= THE TASK =
Whenever a line below mentions the word "auto", that line should be copied.

((

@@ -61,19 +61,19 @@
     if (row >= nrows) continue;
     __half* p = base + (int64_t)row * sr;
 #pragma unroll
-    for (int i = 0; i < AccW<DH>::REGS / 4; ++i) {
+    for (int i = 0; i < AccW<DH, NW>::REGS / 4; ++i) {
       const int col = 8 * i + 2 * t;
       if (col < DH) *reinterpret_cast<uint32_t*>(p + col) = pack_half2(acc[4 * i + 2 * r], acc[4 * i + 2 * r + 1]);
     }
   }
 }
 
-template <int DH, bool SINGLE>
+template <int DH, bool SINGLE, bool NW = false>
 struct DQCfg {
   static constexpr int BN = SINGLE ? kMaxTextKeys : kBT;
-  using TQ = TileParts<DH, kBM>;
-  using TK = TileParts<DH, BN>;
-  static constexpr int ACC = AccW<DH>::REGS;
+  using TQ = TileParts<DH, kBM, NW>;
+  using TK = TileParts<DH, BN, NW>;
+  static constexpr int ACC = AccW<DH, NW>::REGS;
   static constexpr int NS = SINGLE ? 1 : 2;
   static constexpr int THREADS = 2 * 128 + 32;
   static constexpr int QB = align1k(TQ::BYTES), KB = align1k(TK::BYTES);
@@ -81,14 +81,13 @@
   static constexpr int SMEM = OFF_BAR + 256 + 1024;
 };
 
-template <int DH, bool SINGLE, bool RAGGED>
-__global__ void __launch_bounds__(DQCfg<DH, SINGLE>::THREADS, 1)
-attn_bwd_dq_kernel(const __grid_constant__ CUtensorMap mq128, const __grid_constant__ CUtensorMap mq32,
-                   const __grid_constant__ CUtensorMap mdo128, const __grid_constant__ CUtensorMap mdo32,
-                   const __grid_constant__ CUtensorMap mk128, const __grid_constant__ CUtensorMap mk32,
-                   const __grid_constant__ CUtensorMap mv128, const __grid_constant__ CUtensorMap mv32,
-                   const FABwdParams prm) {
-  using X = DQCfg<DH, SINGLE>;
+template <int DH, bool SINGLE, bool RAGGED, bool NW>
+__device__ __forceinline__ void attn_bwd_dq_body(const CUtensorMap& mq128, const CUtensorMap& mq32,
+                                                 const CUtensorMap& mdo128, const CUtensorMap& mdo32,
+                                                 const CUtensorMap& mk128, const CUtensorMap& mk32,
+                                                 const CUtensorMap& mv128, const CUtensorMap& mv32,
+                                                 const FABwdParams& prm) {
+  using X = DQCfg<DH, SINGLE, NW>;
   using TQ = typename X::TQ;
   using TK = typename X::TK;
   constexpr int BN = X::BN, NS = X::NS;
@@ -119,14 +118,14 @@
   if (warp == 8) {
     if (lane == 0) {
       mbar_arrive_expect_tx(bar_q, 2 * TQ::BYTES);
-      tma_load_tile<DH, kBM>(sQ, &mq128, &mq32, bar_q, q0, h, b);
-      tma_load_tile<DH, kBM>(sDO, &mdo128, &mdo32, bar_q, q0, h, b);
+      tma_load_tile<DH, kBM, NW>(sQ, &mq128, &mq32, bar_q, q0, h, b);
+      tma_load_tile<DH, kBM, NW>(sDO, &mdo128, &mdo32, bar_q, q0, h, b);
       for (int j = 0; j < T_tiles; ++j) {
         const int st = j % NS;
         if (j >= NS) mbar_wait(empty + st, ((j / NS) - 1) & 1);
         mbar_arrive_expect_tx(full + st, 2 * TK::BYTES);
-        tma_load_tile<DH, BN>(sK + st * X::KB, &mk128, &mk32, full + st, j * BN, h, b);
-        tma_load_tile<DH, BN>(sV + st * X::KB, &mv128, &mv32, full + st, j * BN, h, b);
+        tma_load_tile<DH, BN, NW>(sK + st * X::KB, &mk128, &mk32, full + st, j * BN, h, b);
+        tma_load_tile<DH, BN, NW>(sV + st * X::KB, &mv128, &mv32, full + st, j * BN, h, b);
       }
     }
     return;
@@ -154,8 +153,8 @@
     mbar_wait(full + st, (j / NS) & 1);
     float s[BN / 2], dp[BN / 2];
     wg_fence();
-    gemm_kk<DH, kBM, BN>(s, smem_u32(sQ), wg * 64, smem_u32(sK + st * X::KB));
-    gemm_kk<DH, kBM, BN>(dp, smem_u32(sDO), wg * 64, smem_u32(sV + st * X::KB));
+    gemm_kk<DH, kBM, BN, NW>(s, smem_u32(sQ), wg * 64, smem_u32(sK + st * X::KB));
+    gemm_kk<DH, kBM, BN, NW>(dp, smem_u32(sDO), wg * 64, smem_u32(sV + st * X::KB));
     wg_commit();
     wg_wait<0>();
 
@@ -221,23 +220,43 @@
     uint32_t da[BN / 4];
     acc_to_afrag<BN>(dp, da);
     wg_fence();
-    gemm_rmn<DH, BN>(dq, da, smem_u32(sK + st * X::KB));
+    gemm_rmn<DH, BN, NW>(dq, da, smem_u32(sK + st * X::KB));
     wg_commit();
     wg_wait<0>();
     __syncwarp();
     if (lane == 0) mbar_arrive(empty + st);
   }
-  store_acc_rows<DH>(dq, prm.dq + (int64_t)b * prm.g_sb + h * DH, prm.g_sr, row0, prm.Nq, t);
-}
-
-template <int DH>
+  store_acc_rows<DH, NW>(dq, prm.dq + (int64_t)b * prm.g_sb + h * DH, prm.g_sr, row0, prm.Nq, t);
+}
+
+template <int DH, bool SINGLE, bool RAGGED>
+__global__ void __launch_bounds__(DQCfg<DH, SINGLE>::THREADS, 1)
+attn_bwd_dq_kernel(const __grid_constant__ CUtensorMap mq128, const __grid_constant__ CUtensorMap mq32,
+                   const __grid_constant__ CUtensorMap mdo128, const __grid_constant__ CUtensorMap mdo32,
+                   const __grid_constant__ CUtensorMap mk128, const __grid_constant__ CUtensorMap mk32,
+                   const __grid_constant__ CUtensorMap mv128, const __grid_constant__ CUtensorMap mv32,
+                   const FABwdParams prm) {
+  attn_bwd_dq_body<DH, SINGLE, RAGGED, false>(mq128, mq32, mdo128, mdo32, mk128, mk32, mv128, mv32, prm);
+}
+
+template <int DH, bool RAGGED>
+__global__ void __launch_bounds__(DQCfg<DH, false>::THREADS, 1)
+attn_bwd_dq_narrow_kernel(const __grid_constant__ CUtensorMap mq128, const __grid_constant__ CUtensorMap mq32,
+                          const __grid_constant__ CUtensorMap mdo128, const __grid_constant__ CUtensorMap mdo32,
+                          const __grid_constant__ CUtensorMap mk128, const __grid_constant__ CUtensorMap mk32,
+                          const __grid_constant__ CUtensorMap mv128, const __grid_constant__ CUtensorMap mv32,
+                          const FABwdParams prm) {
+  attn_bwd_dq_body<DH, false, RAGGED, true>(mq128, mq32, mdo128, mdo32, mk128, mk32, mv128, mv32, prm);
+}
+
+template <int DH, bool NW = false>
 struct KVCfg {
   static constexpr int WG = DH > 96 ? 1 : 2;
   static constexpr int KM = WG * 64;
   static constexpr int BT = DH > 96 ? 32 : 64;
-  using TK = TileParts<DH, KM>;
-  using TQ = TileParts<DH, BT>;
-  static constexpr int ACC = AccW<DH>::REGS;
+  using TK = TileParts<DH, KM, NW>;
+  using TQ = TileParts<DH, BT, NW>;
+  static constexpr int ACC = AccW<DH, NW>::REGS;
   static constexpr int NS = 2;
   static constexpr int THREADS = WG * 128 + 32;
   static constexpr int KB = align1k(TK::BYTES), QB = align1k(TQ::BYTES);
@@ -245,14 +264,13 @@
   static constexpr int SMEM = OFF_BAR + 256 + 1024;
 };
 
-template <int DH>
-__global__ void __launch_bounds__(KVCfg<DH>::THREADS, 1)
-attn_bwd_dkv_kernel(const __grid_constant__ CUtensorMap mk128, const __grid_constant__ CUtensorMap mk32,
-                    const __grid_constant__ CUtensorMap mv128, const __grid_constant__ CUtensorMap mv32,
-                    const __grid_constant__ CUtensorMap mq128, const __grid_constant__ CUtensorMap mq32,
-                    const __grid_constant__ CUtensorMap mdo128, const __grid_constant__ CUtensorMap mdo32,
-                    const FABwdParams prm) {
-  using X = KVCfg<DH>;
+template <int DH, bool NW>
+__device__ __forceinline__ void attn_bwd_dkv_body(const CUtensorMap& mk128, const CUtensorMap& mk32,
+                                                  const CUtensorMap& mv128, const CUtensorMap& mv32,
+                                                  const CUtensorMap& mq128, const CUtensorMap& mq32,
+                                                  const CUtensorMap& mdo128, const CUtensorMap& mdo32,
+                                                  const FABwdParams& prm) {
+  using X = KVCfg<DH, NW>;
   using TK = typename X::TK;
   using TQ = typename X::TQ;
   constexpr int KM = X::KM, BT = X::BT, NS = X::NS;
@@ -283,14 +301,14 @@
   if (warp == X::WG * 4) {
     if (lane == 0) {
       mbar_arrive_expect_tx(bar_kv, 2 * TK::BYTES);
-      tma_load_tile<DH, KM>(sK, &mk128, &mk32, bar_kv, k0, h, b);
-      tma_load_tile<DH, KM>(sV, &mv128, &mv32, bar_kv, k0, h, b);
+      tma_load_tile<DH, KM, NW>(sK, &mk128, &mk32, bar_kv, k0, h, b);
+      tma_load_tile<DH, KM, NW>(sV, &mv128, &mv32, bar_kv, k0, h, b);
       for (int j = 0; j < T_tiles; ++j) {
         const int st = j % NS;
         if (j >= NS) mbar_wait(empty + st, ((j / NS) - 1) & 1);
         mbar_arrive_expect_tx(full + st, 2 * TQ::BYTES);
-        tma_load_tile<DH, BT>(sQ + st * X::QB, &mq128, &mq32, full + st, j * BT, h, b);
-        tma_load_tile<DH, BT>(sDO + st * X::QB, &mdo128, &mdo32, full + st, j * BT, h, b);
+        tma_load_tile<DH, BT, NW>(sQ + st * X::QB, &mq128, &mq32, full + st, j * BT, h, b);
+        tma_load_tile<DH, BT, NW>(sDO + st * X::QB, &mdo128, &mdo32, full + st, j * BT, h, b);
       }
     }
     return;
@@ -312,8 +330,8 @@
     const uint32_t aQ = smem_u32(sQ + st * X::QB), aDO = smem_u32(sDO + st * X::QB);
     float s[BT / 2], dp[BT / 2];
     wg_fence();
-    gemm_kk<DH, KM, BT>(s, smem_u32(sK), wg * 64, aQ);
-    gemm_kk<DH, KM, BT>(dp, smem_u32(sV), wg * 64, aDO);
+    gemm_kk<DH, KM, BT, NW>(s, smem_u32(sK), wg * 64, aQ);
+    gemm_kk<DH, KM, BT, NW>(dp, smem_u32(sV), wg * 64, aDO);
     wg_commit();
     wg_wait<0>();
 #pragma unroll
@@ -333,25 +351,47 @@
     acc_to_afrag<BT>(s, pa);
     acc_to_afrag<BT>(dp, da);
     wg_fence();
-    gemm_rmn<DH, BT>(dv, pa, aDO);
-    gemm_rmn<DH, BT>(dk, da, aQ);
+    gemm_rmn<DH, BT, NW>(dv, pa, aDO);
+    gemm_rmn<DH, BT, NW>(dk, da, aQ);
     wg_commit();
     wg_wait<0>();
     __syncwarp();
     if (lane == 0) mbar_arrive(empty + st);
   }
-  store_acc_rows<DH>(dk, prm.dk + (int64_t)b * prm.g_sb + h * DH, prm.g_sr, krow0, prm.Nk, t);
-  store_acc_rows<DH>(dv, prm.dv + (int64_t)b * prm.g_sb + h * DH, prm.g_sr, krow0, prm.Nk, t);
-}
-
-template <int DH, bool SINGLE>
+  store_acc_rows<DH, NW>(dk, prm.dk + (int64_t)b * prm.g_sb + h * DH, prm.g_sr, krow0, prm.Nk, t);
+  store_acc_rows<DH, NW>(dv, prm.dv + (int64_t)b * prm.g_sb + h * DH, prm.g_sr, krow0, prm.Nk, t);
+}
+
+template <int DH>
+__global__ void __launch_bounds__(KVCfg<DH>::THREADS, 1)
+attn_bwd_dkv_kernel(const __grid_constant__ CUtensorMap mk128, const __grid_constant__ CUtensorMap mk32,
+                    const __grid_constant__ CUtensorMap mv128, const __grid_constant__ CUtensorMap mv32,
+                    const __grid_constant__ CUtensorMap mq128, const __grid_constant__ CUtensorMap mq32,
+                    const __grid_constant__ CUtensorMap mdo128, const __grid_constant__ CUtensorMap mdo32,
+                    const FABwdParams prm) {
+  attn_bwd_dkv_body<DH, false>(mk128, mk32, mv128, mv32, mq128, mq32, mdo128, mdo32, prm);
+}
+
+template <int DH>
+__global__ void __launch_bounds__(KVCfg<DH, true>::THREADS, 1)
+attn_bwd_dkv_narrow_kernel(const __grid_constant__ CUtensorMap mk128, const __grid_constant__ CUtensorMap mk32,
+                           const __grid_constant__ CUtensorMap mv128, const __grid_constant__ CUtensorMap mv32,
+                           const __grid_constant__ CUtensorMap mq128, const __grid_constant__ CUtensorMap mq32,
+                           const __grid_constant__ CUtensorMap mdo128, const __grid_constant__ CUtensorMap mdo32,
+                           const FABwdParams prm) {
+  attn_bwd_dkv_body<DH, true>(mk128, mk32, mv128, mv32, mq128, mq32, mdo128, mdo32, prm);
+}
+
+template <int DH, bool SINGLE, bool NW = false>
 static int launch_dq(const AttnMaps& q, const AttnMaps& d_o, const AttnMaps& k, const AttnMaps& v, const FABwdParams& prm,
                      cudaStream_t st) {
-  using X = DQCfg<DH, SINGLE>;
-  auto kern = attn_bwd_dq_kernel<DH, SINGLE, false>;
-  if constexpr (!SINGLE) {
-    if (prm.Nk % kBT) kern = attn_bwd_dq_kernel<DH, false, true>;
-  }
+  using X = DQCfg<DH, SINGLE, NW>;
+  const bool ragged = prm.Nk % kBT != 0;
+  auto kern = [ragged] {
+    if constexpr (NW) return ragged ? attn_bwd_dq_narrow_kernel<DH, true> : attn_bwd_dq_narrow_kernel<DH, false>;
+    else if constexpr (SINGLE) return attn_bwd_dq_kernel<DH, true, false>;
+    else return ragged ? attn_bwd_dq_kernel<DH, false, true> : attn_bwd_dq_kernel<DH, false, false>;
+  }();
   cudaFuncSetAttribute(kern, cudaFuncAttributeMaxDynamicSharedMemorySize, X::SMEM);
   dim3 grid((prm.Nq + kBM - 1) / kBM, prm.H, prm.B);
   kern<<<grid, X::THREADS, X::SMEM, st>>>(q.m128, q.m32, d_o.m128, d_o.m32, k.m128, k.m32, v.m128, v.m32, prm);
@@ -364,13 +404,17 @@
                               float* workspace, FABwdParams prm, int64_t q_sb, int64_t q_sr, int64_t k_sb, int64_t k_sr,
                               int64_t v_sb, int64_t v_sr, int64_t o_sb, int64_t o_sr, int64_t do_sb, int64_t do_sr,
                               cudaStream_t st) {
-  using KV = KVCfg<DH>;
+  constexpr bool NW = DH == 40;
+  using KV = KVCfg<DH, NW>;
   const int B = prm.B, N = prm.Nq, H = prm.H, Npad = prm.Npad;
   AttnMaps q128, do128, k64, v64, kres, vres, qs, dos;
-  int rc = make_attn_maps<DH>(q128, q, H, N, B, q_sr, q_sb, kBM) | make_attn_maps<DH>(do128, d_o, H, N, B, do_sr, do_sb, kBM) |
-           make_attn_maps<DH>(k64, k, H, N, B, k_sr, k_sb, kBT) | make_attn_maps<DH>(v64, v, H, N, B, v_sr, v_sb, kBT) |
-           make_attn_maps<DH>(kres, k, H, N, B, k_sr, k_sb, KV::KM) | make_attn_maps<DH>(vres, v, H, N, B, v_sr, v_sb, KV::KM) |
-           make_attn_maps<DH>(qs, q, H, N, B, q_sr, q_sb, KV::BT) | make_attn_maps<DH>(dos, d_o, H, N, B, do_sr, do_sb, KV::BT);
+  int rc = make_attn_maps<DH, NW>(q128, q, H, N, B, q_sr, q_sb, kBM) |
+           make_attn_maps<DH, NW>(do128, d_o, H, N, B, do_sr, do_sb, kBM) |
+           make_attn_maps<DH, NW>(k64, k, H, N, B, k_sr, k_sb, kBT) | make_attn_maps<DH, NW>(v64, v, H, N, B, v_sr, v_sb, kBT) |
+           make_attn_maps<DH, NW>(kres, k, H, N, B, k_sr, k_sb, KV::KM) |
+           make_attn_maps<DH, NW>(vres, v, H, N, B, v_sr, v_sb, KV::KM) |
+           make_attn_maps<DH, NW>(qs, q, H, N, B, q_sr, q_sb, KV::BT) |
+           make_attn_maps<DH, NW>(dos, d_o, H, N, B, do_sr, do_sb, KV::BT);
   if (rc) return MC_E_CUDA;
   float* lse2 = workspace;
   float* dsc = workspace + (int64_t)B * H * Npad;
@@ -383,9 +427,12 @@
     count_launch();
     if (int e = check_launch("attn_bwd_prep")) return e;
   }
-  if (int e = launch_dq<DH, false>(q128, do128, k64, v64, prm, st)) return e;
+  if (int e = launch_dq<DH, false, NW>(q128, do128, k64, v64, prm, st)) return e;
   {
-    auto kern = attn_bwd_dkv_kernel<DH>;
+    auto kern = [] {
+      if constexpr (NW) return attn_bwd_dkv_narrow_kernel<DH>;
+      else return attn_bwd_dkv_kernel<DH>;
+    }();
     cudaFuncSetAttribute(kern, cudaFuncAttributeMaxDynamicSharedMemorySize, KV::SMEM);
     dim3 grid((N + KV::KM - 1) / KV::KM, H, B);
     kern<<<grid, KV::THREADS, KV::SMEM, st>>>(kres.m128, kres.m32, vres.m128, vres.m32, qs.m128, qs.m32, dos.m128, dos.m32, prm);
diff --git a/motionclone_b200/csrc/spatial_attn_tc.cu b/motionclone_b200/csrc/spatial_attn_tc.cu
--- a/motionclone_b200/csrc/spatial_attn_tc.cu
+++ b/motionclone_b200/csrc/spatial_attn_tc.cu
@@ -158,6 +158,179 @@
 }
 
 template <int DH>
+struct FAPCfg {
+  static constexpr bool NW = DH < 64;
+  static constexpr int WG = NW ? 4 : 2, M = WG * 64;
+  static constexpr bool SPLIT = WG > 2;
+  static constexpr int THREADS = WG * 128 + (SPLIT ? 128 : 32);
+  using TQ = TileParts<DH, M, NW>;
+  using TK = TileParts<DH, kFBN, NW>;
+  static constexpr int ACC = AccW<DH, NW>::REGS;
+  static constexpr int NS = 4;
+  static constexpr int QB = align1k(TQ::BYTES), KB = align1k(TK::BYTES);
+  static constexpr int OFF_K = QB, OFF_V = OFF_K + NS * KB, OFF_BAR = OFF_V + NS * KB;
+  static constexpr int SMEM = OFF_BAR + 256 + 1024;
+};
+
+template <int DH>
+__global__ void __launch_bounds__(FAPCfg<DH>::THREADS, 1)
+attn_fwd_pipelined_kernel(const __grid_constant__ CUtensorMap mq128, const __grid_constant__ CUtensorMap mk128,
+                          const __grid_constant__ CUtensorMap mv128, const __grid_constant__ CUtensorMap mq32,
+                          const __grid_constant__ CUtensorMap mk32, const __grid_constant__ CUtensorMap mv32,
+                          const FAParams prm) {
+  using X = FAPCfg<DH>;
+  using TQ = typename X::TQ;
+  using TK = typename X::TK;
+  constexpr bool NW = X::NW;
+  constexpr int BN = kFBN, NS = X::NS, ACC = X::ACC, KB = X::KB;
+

))

= REPLY =
-  auto kern = attn_bwd_dq_kernel<DH, SINGLE, false>;
+  auto kern = [ragged] {
-    auto kern = attn_bwd_dkv_kernel<DH>;
+    auto kern = [] {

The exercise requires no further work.